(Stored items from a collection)
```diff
@@ -342,7 +344,7 @@
 
 
 class _WideRec:
-    __slots__ = ("XA", "att", "eler", "bias", "aseed", "kp")
+    __slots__ = ("XA", "att", "eler", "bias", "aseed", "kp", "dact", "dpre", "db")
 
 
 def _wide_desc(L, graph, conv, training, aseed, XA, kp, eler, att):
@@ -359,7 +361,7 @@
     return d
 
 
-def _wide_forward(L, graph, ins, W, bias, conv, training, aseed, want_out, want_planes):
+def _wide_forward(L, graph, ins, W, bias, conv, training, aseed, want_out, want_planes, want_dact=False):
     L_ = lib()
     dev = graph.in_ptr.device
     N, E, H, F = graph.num_nodes, graph.num_edges, L.H, L.F
@@ -381,14 +383,36 @@
     out32 = ops.empty_padded(N, F, dev) if want_out else None
     P = Planes(N, F, dev) if want_planes else None
     ws = _ws(L_.wide_linear_ws(H, F, kp, has_res), dev)
-    L_.wide_linear(XA.ptr(), XA.ld, XA.ps, kp, k_in, N, H, F, has_res, ptr(W), W.stride(0), ptr(bias), conv._act, 0,
-                   ptr(out32), out32.stride(0) if out32 is not None else 0,
-                   P.ptr() if P is not None else None, P.ld if P is not None else 0, P.ps if P is not None else 0,
-                   None, 0, None, 0, None, 0, None, 0, 0, None, ptr(ws), ws.numel(), stream(),
-                   _key=("flops", 2.0 * N * hf * k_in * (1 + has_res)))
+    outs = (ptr(out32), out32.stride(0) if out32 is not None else 0,
+            P.ptr() if P is not None else None, P.ld if P is not None else 0, P.ps if P is not None else 0)
+    dact = None
+    if want_dact:
+        dact = torch.empty(N, hf, dtype=torch.float32, device=dev)
+        L_.wide_linear_fwd_dact(XA.ptr(), XA.ld, XA.ps, kp, k_in, N, H, F, has_res, ptr(W), W.stride(0), ptr(bias),
+                                conv._act, *outs, ptr(dact), dact.stride(0), ptr(ws), ws.numel(), stream(),
+                                _key=("flops", 2.0 * N * hf * k_in * (1 + has_res)), _name="wide_linear")
+    else:
+        L_.wide_linear(XA.ptr(), XA.ld, XA.ps, kp, k_in, N, H, F, has_res, ptr(W), W.stride(0), ptr(bias), conv._act, 0,
+                       *outs, None, 0, None, 0, None, 0, None, 0, 0, None, ptr(ws), ws.numel(), stream(),
+                       _key=("flops", 2.0 * N * hf * k_in * (1 + has_res)))
     rec = _WideRec()
     rec.XA, rec.att, rec.eler, rec.bias, rec.aseed, rec.kp = XA, att, eler, bias, aseed, kp
+    rec.dact, rec.dpre, rec.db = dact, None, None
     return out32, P, rec
+
+
+def _head_dpre(L, rec, glp, head_w, need_bias):
+    L_ = lib()
+    N, H, F = glp.rows, L.H, L.F
+    W = ops._rows(head_w)
+    dpre = Planes(N, H * F, W.device)
+    db = torch.empty(H * F, dtype=torch.float32, device=W.device) if rec.bias is not None and need_bias else None
+    ws = _ws(L_.planes_linear_bwd_input_dpre_ws(glp.cols, H, F), W.device)
+    L_.planes_linear_bwd_input_dpre(glp.ptr(), glp.ld, glp.ps, ptr(W), W.stride(0), N, glp.cols, H, F, ptr(rec.dact),
+                                    rec.dact.stride(0), dpre.ptr(), dpre.ld, dpre.ps, ptr(db), ptr(ws), ws.numel(),
+                                    stream(), _key=("bytes", 4.0 * N * glp.cols + 8.0 * N * H * F + 4.0 * N * H * F))
+    rec.dact = None
+    rec.dpre, rec.db = dpre, db
 
 
 def _wide_backward(L, graph, rec, W, gsrcs, training, need_bias):
@@ -399,17 +423,24 @@
     k4 = (k_in + 3) // 4 * 4
     has_res = int(L.res_mode == 1)
     conv = L.conv
-    if not 1 <= len(gsrcs) <= 3:
-        raise SpgnnError("stack: 1..3 gradient contributions to the output layer are supported")
     XA = rec.XA
-    dpre = Planes(N, hf, dev)
-    db = torch.empty(hf, dtype=torch.float32, device=dev) if rec.bias is not None and need_bias else None
-    ws = _ws(L_.wide_linear_ws(H, F, kp, has_res), dev)
-    gp = [(ptr(g), g.stride(0)) for g in gsrcs] + [(None, 0)] * (3 - len(gsrcs))
-    L_.wide_linear(XA.ptr(), XA.ld, XA.ps, kp, k_in, N, H, F, has_res, ptr(W), W.stride(0), ptr(rec.bias), conv._act, 1,
-                   None, 0, None, 0, 0, gp[0][0], gp[0][1], gp[1][0], gp[1][1], gp[2][0], gp[2][1],
-                   dpre.ptr(), dpre.ld, dpre.ps, ptr(db), ptr(ws), ws.numel(), stream(),
-                   _key=("flops", 2.0 * N * hf * k_in * (1 + has_res)))
+    if rec.dpre is not None:
+        if gsrcs:
+            raise SpgnnError("stack: the output layer's dpre came from the head, yet it has further gradients")
+        dpre, db = rec.dpre, rec.db
+        rec.dpre = rec.db = None
+    else:
+        if not 1 <= len(gsrcs) <= 3:
+            raise SpgnnError("stack: 1..3 gradient contributions to the output layer are supported")
+        rec.dact = None
+        dpre = Planes(N, hf, dev)
+        db = torch.empty(hf, dtype=torch.float32, device=dev) if rec.bias is not None and need_bias else None
+        ws = _ws(L_.wide_linear_ws(H, F, kp, has_res), dev)
+        gp = [(ptr(g), g.stride(0)) for g in gsrcs] + [(None, 0)] * (3 - len(gsrcs))
+        L_.wide_linear(XA.ptr(), XA.ld, XA.ps, kp, k_in, N, H, F, has_res, ptr(W), W.stride(0), ptr(rec.bias),
+                       conv._act, 1, None, 0, None, 0, 0, gp[0][0], gp[0][1], gp[1][0], gp[1][1], gp[2][0], gp[2][1],
+                       dpre.ptr(), dpre.ld, dpre.ps, ptr(db), ptr(ws), ws.numel(), stream(),
+                       _key=("flops", 2.0 * N * hf * k_in * (1 + has_res)))
     ldx = (1 + has_res) * k4
     dXA = torch.empty(H, N, ldx, dtype=torch.float32, device=dev)
     x_view = PlanesView(XA, H * kp, k_in)
@@ -482,7 +513,14 @@
         glp = split_planes(gl)
         d_hw = planes_linear_bwd_weight(glp, tape.emb_planes)
         d_hb = ops.colsum(gl)
-        extra.setdefault(plan.outputs[0], []).append(planes_linear_bwd_input(glp, head[0], head[0].shape[1]))
+        name = plan.outputs[0]
+        io = plan.producer.get(name)
+        rec = tape.layers[io] if io is not None else None
+        if (isinstance(rec, _WideRec) and rec.dact is not None and name not in extra
+                and not plan.consumers.get(name)):
+            _head_dpre(plan.layers[io], rec, glp, head[0], need_bias[io])
+        else:
+            extra.setdefault(name, []).append(planes_linear_bwd_input(glp, head[0], head[0].shape[1]))
         tape.emb_planes = None
     dX = {}
     masked = set()
@@ -496,7 +534,7 @@
                 srcs.append((dX[ci], off, pm, tape.fseed[ci], (plan.layers[ci].k_in + 3) // 4))
         for g in extra.get(L.output, []):
             srcs.append((g, 0, 0.0, 0, 1))
-        if not srcs:
+        if not srcs and not (isinstance(tape.layers[i], _WideRec) and tape.layers[i].dpre is not None):
             dX[i] = None
             tape.layers[i] = None
             continue
```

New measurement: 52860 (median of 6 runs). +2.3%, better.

▸ **INSTRUCTIONS FOR THE TASK**
Output all records verbatim.

▸ **YOUR RESPONSE**
```diff
@@ -342,7 +344,7 @@
 
 
 class _WideRec:
-    __slots__ = ("XA", "att", "eler", "bias", "aseed", "kp")
+    __slots__ = ("XA", "att", "eler", "bias", "aseed", "kp", "dact", "dpre", "db")
 
 
 def _wide_desc(L, graph, conv, training, aseed, XA, kp, eler, att):
@@ -359,7 +361,7 @@
     return d
 
 
-def _wide_forward(L, graph, ins, W, bias, conv, training, aseed, want_out, want_planes):
+def _wide_forward(L, graph, ins, W, bias, conv, training, aseed, want_out, want_planes, want_dact=False):
     L_ = lib()
     dev = graph.in_ptr.device
     N, E, H, F = graph.num_nodes, graph.num_edges, L.H, L.F
@@ -381,14 +383,36 @@
     out32 = ops.empty_padded(N, F, dev) if want_out else None
     P = Planes(N, F, dev) if want_planes else None
     ws = _ws(L_.wide_linear_ws(H, F, kp, has_res), dev)
-    L_.wide_linear(XA.ptr(), XA.ld, XA.ps, kp, k_in, N, H, F, has_res, ptr(W), W.stride(0), ptr(bias), conv._act, 0,
-                   ptr(out32), out32.stride(0) if out32 is not None else 0,
-                   P.ptr() if P is not None else None, P.ld if P is not None else 0, P.ps if P is not None else 0,
-                   None, 0, None, 0, None, 0, None, 0, 0, None, ptr(ws), ws.numel(), stream(),
-                   _key=("flops", 2.0 * N * hf * k_in * (1 + has_res)))
+    outs = (ptr(out32), out32.stride(0) if out32 is not None else 0,
+            P.ptr() if P is not None else None, P.ld if P is not None else 0, P.ps if P is not None else 0)
+    dact = None
+    if want_dact:
+        dact = torch.empty(N, hf, dtype=torch.float32, device=dev)
+        L_.wide_linear_fwd_dact(XA.ptr(), XA.ld, XA.ps, kp, k_in, N, H, F, has_res, ptr(W), W.stride(0), ptr(bias),
+                                conv._act, *outs, ptr(dact), dact.stride(0), ptr(ws), ws.numel(), stream(),
+                                _key=("flops", 2.0 * N * hf * k_in * (1 + has_res)), _name="wide_linear")
+    else:
+        L_.wide_linear(XA.ptr(), XA.ld, XA.ps, kp, k_in, N, H, F, has_res, ptr(W), W.stride(0), ptr(bias), conv._act, 0,
+                       *outs, None, 0, None, 0, None, 0, None, 0, 0, None, ptr(ws), ws.numel(), stream(),
+                       _key=("flops", 2.0 * N * hf * k_in * (1 + has_res)))
     rec = _WideRec()
     rec.XA, rec.att, rec.eler, rec.bias, rec.aseed, rec.kp = XA, att, eler, bias, aseed, kp
+    rec.dact, rec.dpre, rec.db = dact, None, None
     return out32, P, rec
+
+
+def _head_dpre(L, rec, glp, head_w, need_bias):
+    L_ = lib()
+    N, H, F = glp.rows, L.H, L.F
+    W = ops._rows(head_w)
+    dpre = Planes(N, H * F, W.device)
+    db = torch.empty(H * F, dtype=torch.float32, device=W.device) if rec.bias is not None and need_bias else None
+    ws = _ws(L_.planes_linear_bwd_input_dpre_ws(glp.cols, H, F), W.device)
+    L_.planes_linear_bwd_input_dpre(glp.ptr(), glp.ld, glp.ps, ptr(W), W.stride(0), N, glp.cols, H, F, ptr(rec.dact),
+                                    rec.dact.stride(0), dpre.ptr(), dpre.ld, dpre.ps, ptr(db), ptr(ws), ws.numel(),
+                                    stream(), _key=("bytes", 4.0 * N * glp.cols + 8.0 * N * H * F + 4.0 * N * H * F))
+    rec.dact = None
+    rec.dpre, rec.db = dpre, db
 
 
 def _wide_backward(L, graph, rec, W, gsrcs, training, need_bias):
@@ -399,17 +423,24 @@
     k4 = (k_in + 3) // 4 * 4
     has_res = int(L.res_mode == 1)
     conv = L.conv
-    if not 1 <= len(gsrcs) <= 3:
-        raise SpgnnError("stack: 1..3 gradient contributions to the output layer are supported")
     XA = rec.XA
-    dpre = Planes(N, hf, dev)
-    db = torch.empty(hf, dtype=torch.float32, device=dev) if rec.bias is not None and need_bias else None
-    ws = _ws(L_.wide_linear_ws(H, F, kp, has_res), dev)
-    gp = [(ptr(g), g.stride(0)) for g in gsrcs] + [(None, 0)] * (3 - len(gsrcs))
-    L_.wide_linear(XA.ptr(), XA.ld, XA.ps, kp, k_in, N, H, F, has_res, ptr(W), W.stride(0), ptr(rec.bias), conv._act, 1,
-                   None, 0, None, 0, 0, gp[0][0], gp[0][1], gp[1][0], gp[1][1], gp[2][0], gp[2][1],
-                   dpre.ptr(), dpre.ld, dpre.ps, ptr(db), ptr(ws), ws.numel(), stream(),
-                   _key=("flops", 2.0 * N * hf * k_in * (1 + has_res)))
+    if rec.dpre is not None:
+        if gsrcs:
+            raise SpgnnError("stack: the output layer's dpre came from the head, yet it has further gradients")
+        dpre, db = rec.dpre, rec.db
+        rec.dpre = rec.db = None
+    else:
+        if not 1 <= len(gsrcs) <= 3:
+            raise SpgnnError("stack: 1..3 gradient contributions to the output layer are supported")
+        rec.dact = None
+        dpre = Planes(N, hf, dev)
+        db = torch.empty(hf, dtype=torch.float32, device=dev) if rec.bias is not None and need_bias else None
+        ws = _ws(L_.wide_linear_ws(H, F, kp, has_res), dev)
+        gp = [(ptr(g), g.stride(0)) for g in gsrcs] + [(None, 0)] * (3 - len(gsrcs))
+        L_.wide_linear(XA.ptr(), XA.ld, XA.ps, kp, k_in, N, H, F, has_res, ptr(W), W.stride(0), ptr(rec.bias),
+                       conv._act, 1, None, 0, None, 0, 0, gp[0][0], gp[0][1], gp[1][0], gp[1][1], gp[2][0], gp[2][1],
+                       dpre.ptr(), dpre.ld, dpre.ps, ptr(db), ptr(ws), ws.numel(), stream(),
+                       _key=("flops", 2.0 * N * hf * k_in * (1 + has_res)))
     ldx = (1 + has_res) * k4
     dXA = torch.empty(H, N, ldx, dtype=torch.float32, device=dev)
     x_view = PlanesView(XA, H * kp, k_in)
@@ -482,7 +513,14 @@
         glp = split_planes(gl)
         d_hw = planes_linear_bwd_weight(glp, tape.emb_planes)
         d_hb = ops.colsum(gl)
-        extra.setdefault(plan.outputs[0], []).append(planes_linear_bwd_input(glp, head[0], head[0].shape[1]))
+        name = plan.outputs[0]
+        io = plan.producer.get(name)
+        rec = tape.layers[io] if io is not None else None
+        if (isinstance(rec, _WideRec) and rec.dact is not None and name not in extra
+                and not plan.consumers.get(name)):
+            _head_dpre(plan.layers[io], rec, glp, head[0], need_bias[io])
+        else:
+            extra.setdefault(name, []).append(planes_linear_bwd_input(glp, head[0], head[0].shape[1]))
         tape.emb_planes = None
     dX = {}
     masked = set()
@@ -496,7 +534,7 @@
                 srcs.append((dX[ci], off, pm, tape.fseed[ci], (plan.layers[ci].k_in + 3) // 4))
         for g in extra.get(L.output, []):
             srcs.append((g, 0, 0.0, 0, 1))
-        if not srcs:
+        if not srcs and not (isinstance(tape.layers[i], _WideRec) and tape.layers[i].dpre is not None):
             dX[i] = None
             tape.layers[i] = None
             continue
```

New measurement: 52860 (median of 6 runs). +2.3%, better.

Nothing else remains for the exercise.